Darkspell - Katharine Kerr [78]
Finally he reached his destination, a three-story stone roundhouse with a freshly thatched roof and neatly whitewashed walls. Gwenca could afford to keep up her whorehouse because she catered to a better class of clients than mere sailors. He paused at the door, released his aura, then stepped into the ground-floor tavern. Arranged around the central spiral staircase were wooden tables, standing on clean straw. A peat fire smoldered on the hearth to take off the chill, because the young women sitting on cushioned benches were either naked or wearing only gauzy Bardek shifts. A lass wearing nothing but a square of black silk tied around her hips hurried over. Her blue eyes were lined with Bardek kohl, and her long blond hair smelled of roses.
“We haven’t seen you in ever so long, Sarco,” she said. “Do you have any?”
“I do, but your mistress is the one who’ll be handing it out.”
A drop of sweat ran down between her breasts. He reached over and wiped it off with the side of a lingering hand. She simpered and moved closer.
“Where’s Gwenca?”
“In the cellar, but can’t you let me have a little bit right now? You can come fish in my bucket if you do.”
He took one slow kiss, then pulled away, grinning at her.
“I’ll give you naught until your mistress says so.”
The tavernman moved aside two ale barrels from the curve of the wall, then pulled up the trapdoor to let him go down into what seemed an ordinary cellar. Ale and mead barrels stood in profusion; hams hung from the ceiling amid nets of onions. But on the far side was a door, and when he knocked, a gravelly woman’s voice snarled, asking who he was.
“Sarcyn, back from Bardek.”
At that the door opened, and Gwenca stood smiling at him. About fifty, she was a stout woman with hennaed hair and brown eyes that looked out from a web of lines and pouches. On every finger she wore a jeweled ring, and round her neck a chain with a blue-and-silver charm against the evil eye. Sarcyn smiled inwardly; she knew him only as a drug runner and had no idea that he was exactly the sort of man who could cast the evil eye.
“Come in, pretty lad.

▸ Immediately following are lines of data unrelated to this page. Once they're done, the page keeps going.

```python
class _PaddedEncoder:

    def __init__(self, enc, dev):
        d = enc.norm.norm.weight.shape[0]
        l0 = enc.layers[0]
        H = l0.mha_layer.num_heads
        K = l0.convolution_module.conv.weight.shape[-1]
        F = l0.ffn_module1[1].ffn[0].out_features
        act = type(l0.ffn_module1[1].ffn[1])
        self.d = d
        with torch.random.fork_rng(devices=[]):
            sh = ConformerEncoder(len(enc.layers), PAD_D, F, H, kernel_size=K, activation=act,
                                  bias=l0.convolution_module.conv.bias is not None,
                                  causal=l0.convolution_module.causal)
        sh = sh.to(dev).eval()
        dh, dp = d // H, PAD_D // H
        hmap = torch.tensor([h * dp + i for h in range(H) for i in range(dh)], device=dev)
        qmap = torch.tensor([h * 3 * dp + p * dp + i for h in range(H) for p in range(3) for i in range(dh)],
                            device=dev)
        gmap = torch.cat([torch.arange(d, device=dev), PAD_D + torch.arange(d, device=dev)])

        def put(dst, src, rows=None, cols=None):
            src = src.detach().to(dev, torch.float32)
            dst.zero_()
            r = rows if rows is not None else torch.arange(src.shape[0], device=dev)
            if dst.dim() == 1:
                dst[r] = src
                return
            tmp = torch.zeros(src.shape[0], *dst.shape[1:], device=dev)
            if cols is None:
                tmp[:, :src.shape[1]] = src
            else:
                tmp[:, cols] = src
            dst[r] = tmp

        with torch.no_grad():
            for lr, ls in zip(enc.layers, sh.layers):
                for fr_, fs in ((lr.ffn_module1, ls.ffn_module1), (lr.ffn_module2, ls.ffn_module2)):
                    put(fs[0].weight, fr_[0].weight)
                    put(fs[0].bias, fr_[0].bias)
                    put(fs[1].ffn[0].weight, fr_[1].ffn[0].weight, rows=torch.arange(F, device=dev))
                    put(fs[1].ffn[0].bias, fr_[1].ffn[0].bias, rows=torch.arange(F, device=dev))
                    put(fs[1].ffn[3].weight, fr_[1].ffn[3].weight)
                    put(fs[1].ffn[3].bias, fr_[1].ffn[3].bias)
                    fs[1]._deff = d
                mr, ms = lr.mha_layer, ls.mha_layer
                put(ms.in_proj_weight, mr.in_proj_weight, rows=qmap)
                put(ms.pos_bias_u.view(-1), mr.pos_bias_u.reshape(-1), rows=hmap)
                put(ms.pos_bias_v.view(-1), mr.pos_bias_v.reshape(-1), rows=hmap)
                put(ms.linear_pos.weight, mr.linear_pos.weight, rows=hmap)
                put(ms.out_proj.weight, mr.out_proj.weight, cols=hmap)
                put(ms.out_proj.bias, mr.out_proj.bias)
                ms.scale = mr.scale
                cr, cs = lr.convolution_module, ls.convolution_module
                put(cs.layer_norm.weight, cr.layer_norm.weight)
                put(cs.layer_norm.bias, cr.layer_norm.bias)
                put(cs.bottleneck[0].weight.view(2 * PAD_D, PAD_D), cr.bottleneck[0].weight.view(2 * d, d), rows=gmap)
                if cr.bottleneck[0].bias is not None:
                    put(cs.bottleneck[0].bias, cr.bottleneck[0].bias, rows=gmap)
                put(cs.conv.weight.view(PAD_D, K), cr.conv.weight.view(d, K))
                if cr.conv.bias is not None:
                    put(cs.conv.bias, cr.conv.bias)
                put(cs.after_conv[0].weight, cr.after_conv[0].weight)
                put(cs.after_conv[0].bias, cr.after_conv[0].bias)
                put(cs.after_conv[2].weight, cr.after_conv[2].weight)
                if cr.after_conv[2].bias is not None:
                    put(cs.after_conv[2].bias, cr.after_conv[2].bias)
                cs._deff = d
                for nr, ns in ((lr.norm1.norm, ls.norm1.norm), (lr.norm2.norm, ls.norm2.norm)):
                    put(ns.weight, nr.weight)
                    put(ns.bias, nr.bias)
                    ns.eps = nr.eps
                for a, b in ((lr.ffn_module1[0], ls.ffn_module1[0]), (lr.ffn_module2[0], ls.ffn_module2[0]),
                             (cr.layer_norm, cs.layer_norm), (cr.after_conv[0], cs.after_conv[0])):
                    b.eps = a.eps
            put(sh.norm.norm.weight, enc.norm.norm.weight)
            put(sh.norm.norm.bias, enc.norm.norm.bias)
            sh.norm.norm.eps = enc.norm.norm.eps
        self.sh = sh
        self._pos = {}

    @staticmethod
    def of(enc):
        ps = list(enc.parameters())
        dev = ps[0].device
        sig = (str(dev),) + tuple((p.data_ptr(), p._version) for p in ps)
        hit = getattr(enc, "_padded_shadow", None)
        if hit is not None and hit[0] == sig:
            return hit[1]
        l0 = enc.layers[0]
        d = enc.norm.norm.weight.shape[0]
        ok = (l0.attention_type == "RelPosMHAXL" and not l0.module_layer and d % l0.mha_layer.num_heads == 0
              and PAD_D % l0.mha_layer.num_heads == 0 and l0.mha_layer.vbias is None
              and l0.mha_layer._qkv_same_embed_dim and enc._uniform_ffns())
        shadow = None
        if ok:
            shadow = _PaddedEncoder(enc, dev)
            if not (all(layer.chainable(_bf16, PAD_D) for layer in shadow.sh.layers) and shadow.sh._uniform_ffns()):
                shadow = None
        enc._padded_shadow = (sig, shadow)
        return shadow

    def padded_pos(self, pos_embs, dtype):
        d = self.d
        key = (pos_embs.data_ptr(), tuple(pos_embs.shape), dtype)
        pos = self._pos.get(key)
        if pos is None:
            p = pos_embs.reshape(-1, d)
            pos = torch.zeros(p.shape[0], PAD_D, device=p.device, dtype=dtype)
            pos[:, :d] = p.to(dtype)
            self._pos = {key: pos}
        return pos

    def run(self, src2d, B, T, pos_embs, kpm_u8, dtype, need_attn):
        d = self.d
        if src2d.shape[1] == PAD_D:
            x = src2d
        else:
            x = torch.zeros(src2d.shape[0], PAD_D, device=src2d.device, dtype=torch.float32)
            x[:, :d] = src2d
        y, attns = self.sh.run(x, B, T, self.padded_pos(pos_embs, dtype), kpm_u8, dtype, need_attn)
        return y[:, :d].contiguous(), attns
```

I take it you’ve got somewhat to offer me.”
“I do, at that, and good quality it is.”
Gwenca’s private chambers were oppressively stuffy. Although there were vents near the ceiling, the room reeked of scent and stale opium smoke, as if the tapestries and cushions exhaled the smell. She sat down at a small table, inlaid with glass in a gaudy spiral of red and blue, and watched while he unbuckled his sword belt, laid it close to hand on a chair, then pulled his shirt over his head. Slung from his neck like saddlebags were a pair of flat leather pouches. He took them off and tossed them down in front of her.
“Five silvers the bar. You’ll see why when you open them.”
With greedy fingers she untied the pouches and brought out the first bar, about three inches long by two wide. She unwrapped the oiled parchment and sniffed at the smooth, black opium.
“It looks good,” she pronounced. “But I’m not saying a word more until I smoke some of it.”
A burning candle lantern stood on the table, next to a long white clay pipe and a stack of splints. She shaved off a pipeful with her table dagger, laid it in, then set fire to a splint. First she heated the pipe bowl, then coaxed the sticky opium to burn. The first mouthful made her cough, but she kept sucking at it.
“It’s splendid,” she said with a spew of smoke and another hacking cough. “What’s the price if I buy ten bars?”
“Fifty silvers.”
“What? Naught less at all?”
“Naught.”
“Well, then, maybe I won’t buy a jot.”
He merely smiled, waiting.
“You’re a hard man, Sarco.” Reluctantly she laid the pipe down to let it go out. “I’ll get the coin.”